If the end of the range isn't specified, then the slice continues to the last
record in the CSV data.

This operation can be made much faster by creating an index with 'qsv index'
first. Namely, a slice on an index requires parsing just the rows that are
sliced. Without an index, all rows up to the first row in the slice must be
parsed.

Usage:
    qsv slice [options] [<input>]
    qsv slice --help

slice options:
    -s, --start <arg>      The index of the record to slice from.
                           If negative, starts from the last record.
    -e, --end <arg>        The index of the record to slice to.
    -l, --len <arg>        The length of the slice (can be used instead
                           of --end).
    -i, --index <arg>      Slice a single record (shortcut for -s N -l 1).

Common options:
    -h, --help             Display this message
    -o, --output <file>    Write output to <file> instead of stdout.
    -n, --no-headers       When set, the first row will not be interpreted
                           as headers. Otherwise, the first row will always
                           appear in the output as the header row.
    -d, --delimiter <arg>  The field delimiter for reading CSV data.
                           Must be a single character. (default: ,)

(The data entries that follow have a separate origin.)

@@ -223,7 +226,54 @@
             else *(u32x4*)o = u32x4{pk[0], pk[1], pk[2], pk[3]};
         }
     };
-    if constexpr (!BAND) {
+    if constexpr (BAND32) {
+        constexpr int RBM = RA > RY1 ? (RA > RY2 ? RA : RY2) : (RY1 > RY2 ? RY1 : RY2);
+        constexpr int RS = RWI * C;
+        const int rows = wave < 4 ? RA : (wave < 6 ? RY1 : RY2);
+        const bf16_t* row0 = s_in + ((yb + IOFF) * RWI + IOFF) * C;
+        const bf16_t* pb[3];
+        const bf16_t* pbl[3];
+#pragma unroll
+        for (int dx = 0; dx < 3; ++dx) {
+            pb[dx] = row0 + n * C + koff[dx];
+            pbl[dx] = row0 + (XLAST + nl) * C + koff[dx];
+        }
+        auto load_frag = [&](int i, int dx, bf16x8 (&f)[XT]) __attribute__((always_inline)) {
+#pragma unroll
+            for (int xt = 0; xt < XT; ++xt) f[xt] = (xt < XT - 1) ? *(const bf16x8*)(pb[dx] + i * RS + xt * 16 * C) : *(const bf16x8*)(pbl[dx] + i * RS);
+        };
+        if (rows > 0) {
+            f32x4 acc[3][XT][MT];
+            bf16x8 fr[3][XT];
+#pragma unroll
+            for (int dx = 0; dx < 3; ++dx) load_frag(0, dx, fr[dx]);
+#pragma unroll
+            for (int i = 0; i < RBM + 2; ++i) {
+                if (i >= rows + 2) break;
+#pragma unroll
+                for (int dx = 0; dx < 3; ++dx) {
+                    __builtin_amdgcn_sched_barrier(0);
+#pragma unroll
+                    for (int dy = 2; dy >= 0; --dy) {
+                        const int j = i - dy;
+                        if (j < 0 || j >= RBM) continue;
+                        if (j >= rows) continue;
+#pragma unroll
+                        for (int xt = 0; xt < XT; ++xt)
+#pragma unroll
+                            for (int m = 0; m < MT; ++m)
+                                acc[j % 3][xt][m] = __builtin_amdgcn_mfma_f32_16x16x32_bf16(af[dy * 3 + dx][m], fr[dx][xt], (dy == 0 && dx == 0) ? bias[m] : acc[j % 3][xt][m], 0, 0, 0);
+                    }
+                    __builtin_amdgcn_sched_barrier(0);
+                    if (i + 1 < RBM + 2 && i + 1 < rows + 2) load_frag(i + 1, dx, fr[dx]);
+                }
+                if (i >= 2) {
+#pragma unroll
+                    for (int xt = 0; xt < XT; ++xt) epi(xt, i - 2, yb + i - 2, acc[(i - 2) % 3][xt]);
+                }
+            }
+        }
+    } else if constexpr (!BAND) {
         constexpr int ROW_UNROLL = (RHO + NWV - 1) / NWV;
 #pragma unroll ROW_UNROLL
         for (int yj = 0; yj < (RHO + NWV - 1) / NWV; ++yj) {
@@ -363,9 +413,10 @@
     }
 }
 
-template <int C, int NB, int TH, int TW>
-__global__ __launch_bounds__(512) void bb_chain_kernel(BBArgs a) {
-    static_assert(NB == 1, "one BasicBlock; the two-block chain is bb_chain2_kernel / c16_chain_kernel");
+#define BB32_SPLIT1 3, 3, 3
+#define BB32_SPLIT2 3, 3, 2
+template <int C, int TH, int TW, bool BANDS>
+__device__ __forceinline__ void bb_chain_tiles(const BBArgs& a, char* smem) {
     constexpr int L = 2;
     constexpr int R0H = TH + 2 * L, R0W = TW + 2 * L;
     constexpr int SZ_A = R0H * R0W * C, SZ_B = (R0H - 2) * (R0W - 2) * C;
@@ -374,7 +425,6 @@
     constexpr bool RESIDENT = (C == 32);
     constexpr int W_PT = (W_UNITS + 511) / 512;
     constexpr int IN_UNITS = R0H * R0W * (C / 8), IN_PT = (IN_UNITS + 511) / 512;
-    extern __shared__ __attribute__((aligned(16))) char smem[];
     bf16_t* bufA = (bf16_t*)smem;
     bf16_t* bufB = bufA + SZ_A;
     bf16_t* s_wt = bufB + SZ_B;
@@ -447,11 +497,26 @@
         const float* bias1 = RESIDENT ? s_misc + C : a.bias[1];
         const bf16_t* wfl = RESIDENT ? (const bf16_t*)(s_misc + 2 * C + 16) : a.wf;
         const float* bfl = RESIDENT ? s_misc + 2 * C : a.bf;
-        bb_conv<C, R0W, 0, R0H - 2, R0W - 2, false, 1, 0, false, R0W - 2, 0>(bufA, bufB, nullptr, w0, bias0, nullptr, oy0 - 1, ox0 - 1, a.H, a.W, b, wave, lane);
+        if constexpr (BANDS) bb_conv<C, R0W, 0, R0H - 2, R0W - 2, false, 1, 0, false, R0W - 2, 0, 8, true, BB32_SPLIT1>(bufA, bufB, nullptr, w0, bias0, nullptr, oy0 - 1, ox0 - 1, a.H, a.W, b, wave, lane);
+        else bb_conv<C, R0W, 0, R0H - 2, R0W - 2, false, 1, 0, false, R0W - 2, 0>(bufA, bufB, nullptr, w0, bias0, nullptr, oy0 - 1, ox0 - 1, a.H, a.W, b, wave, lane);
         __syncthreads();
         if (RESIDENT) prefetch_arrived(pin);
-        bb_conv<C, R0W - 2, 0, TH, TW, true, R0W, 2, true, 1, 0>(bufB, nullptr, bufA, w1, bias1, a.y, oy0, ox0, a.H, a.W, b, wave, lane, wfl, bfl, a.yf);
-    }
+        if constexpr (BANDS) bb_conv<C, R0W - 2, 0, TH, TW, true, R0W, 2, true, 1, 0, 8, true, BB32_SPLIT2>(bufB, nullptr, bufA, w1, bias1, a.y, oy0, ox0, a.H, a.W, b, wave, lane, wfl, bfl, a.yf);
+        else bb_conv<C, R0W - 2, 0, TH, TW, true, R0W, 2, true, 1, 0>(bufB, nullptr, bufA, w1, bias1, a.y, oy0, ox0, a.H, a.W, b, wave, lane, wfl, bfl, a.yf);
+    }
+}
+
+template <int C, int NB, int TH, int TW>
+__global__ __launch_bounds__(512) void bb_chain_kernel(BBArgs a) {
+    static_assert(NB == 1, "one BasicBlock; the two-block chain is bb_chain2_kernel / c16_chain_kernel");
+    extern __shared__ __attribute__((aligned(16))) char smem[];
+    bb_chain_tiles<C, TH, TW, C == 32>(a, smem);
+}
+template <int C, int NB, int TH, int TW>
+__global__ __launch_bounds__(512) void bb_chain_rows_kernel(BBArgs a) {
+    static_assert(C == 32 && NB == 1, "the row-strided form of the 32-channel block");
+    extern __shared__ __attribute__((aligned(16))) char smem[];
+    bb_chain_tiles<C, TH, TW, false>(a, smem);
 }
 
 template <int C, int TH, int TW>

And here's the generated JSON:

{
  "description": "Returns the rows in the range specified (starting at 0, half-open interval).\nThe range does not include headers.\n\nIf the start of the range isn't specified, then the slice starts from the first\nrecord in the CSV data.\n\nIf the end of the range isn't specified, then the slice continues to the last\nrecord in the CSV data.\n\nThis operation can be made much faster by creating an index with 'qsv index'\nfirst. Namely, a slice on an index requires parsing just the rows that are\nsliced. Without an index, all rows up to the first row in the slice must be\nparsed.",
  "options": {
    "-d": {
      "aliases": [
        "--delimiter"
      ],
      "arg": true,
      "arg_name": "arg",
      "help": "The field delimiter for reading CSV data."
    },
    "-e": {
      "aliases": [
        "--end"
      ],
      "arg": true,
      "arg_name": "arg",
      "help": "The index of the record to slice to."
    },
    "-h": {
      "aliases": [
        "--help"
      ],
      "arg": false,
      "arg_name": "",
      "help": "Display this message"
    },
    "-i": {
      "aliases": [
        "--index"
      ],
      "arg": true,
      "arg_name": "arg",
      "help": "Slice a single record (shortcut for -s N -l 1)."
    },
    "-l": {
      "aliases": [
        "--len"
      ],
      "arg": true,
      "arg_name": "arg",
      "help": "The length of the slice (can be used instead"
    },
    "-n": {
      "aliases": [
        "--no-headers"
      ],
      "arg": false,
      "arg_name": "",
      "help": "When set, the first row will not be interpreted"
    },
    "-o": {
      "aliases": [
        "--output"
      ],
      "arg": true,
      "arg_name": "file",
      "help": "Write output to <file> instead of stdout."
    },
    "-s": {
      "aliases": [
        "--start"
      ],
      "arg": true,
      "arg_name": "arg",
      "help": "The index of the record to slice from."
    }
  }
}
jqnatividad commented 4 months ago

IMHO, the best place to do this universally is through qsv-docopt - our docopt command-line parser fork.

Already, qsv-docopt parses the Usage text and figures out how to map it to the args struct, so it should be a cleaner implementation.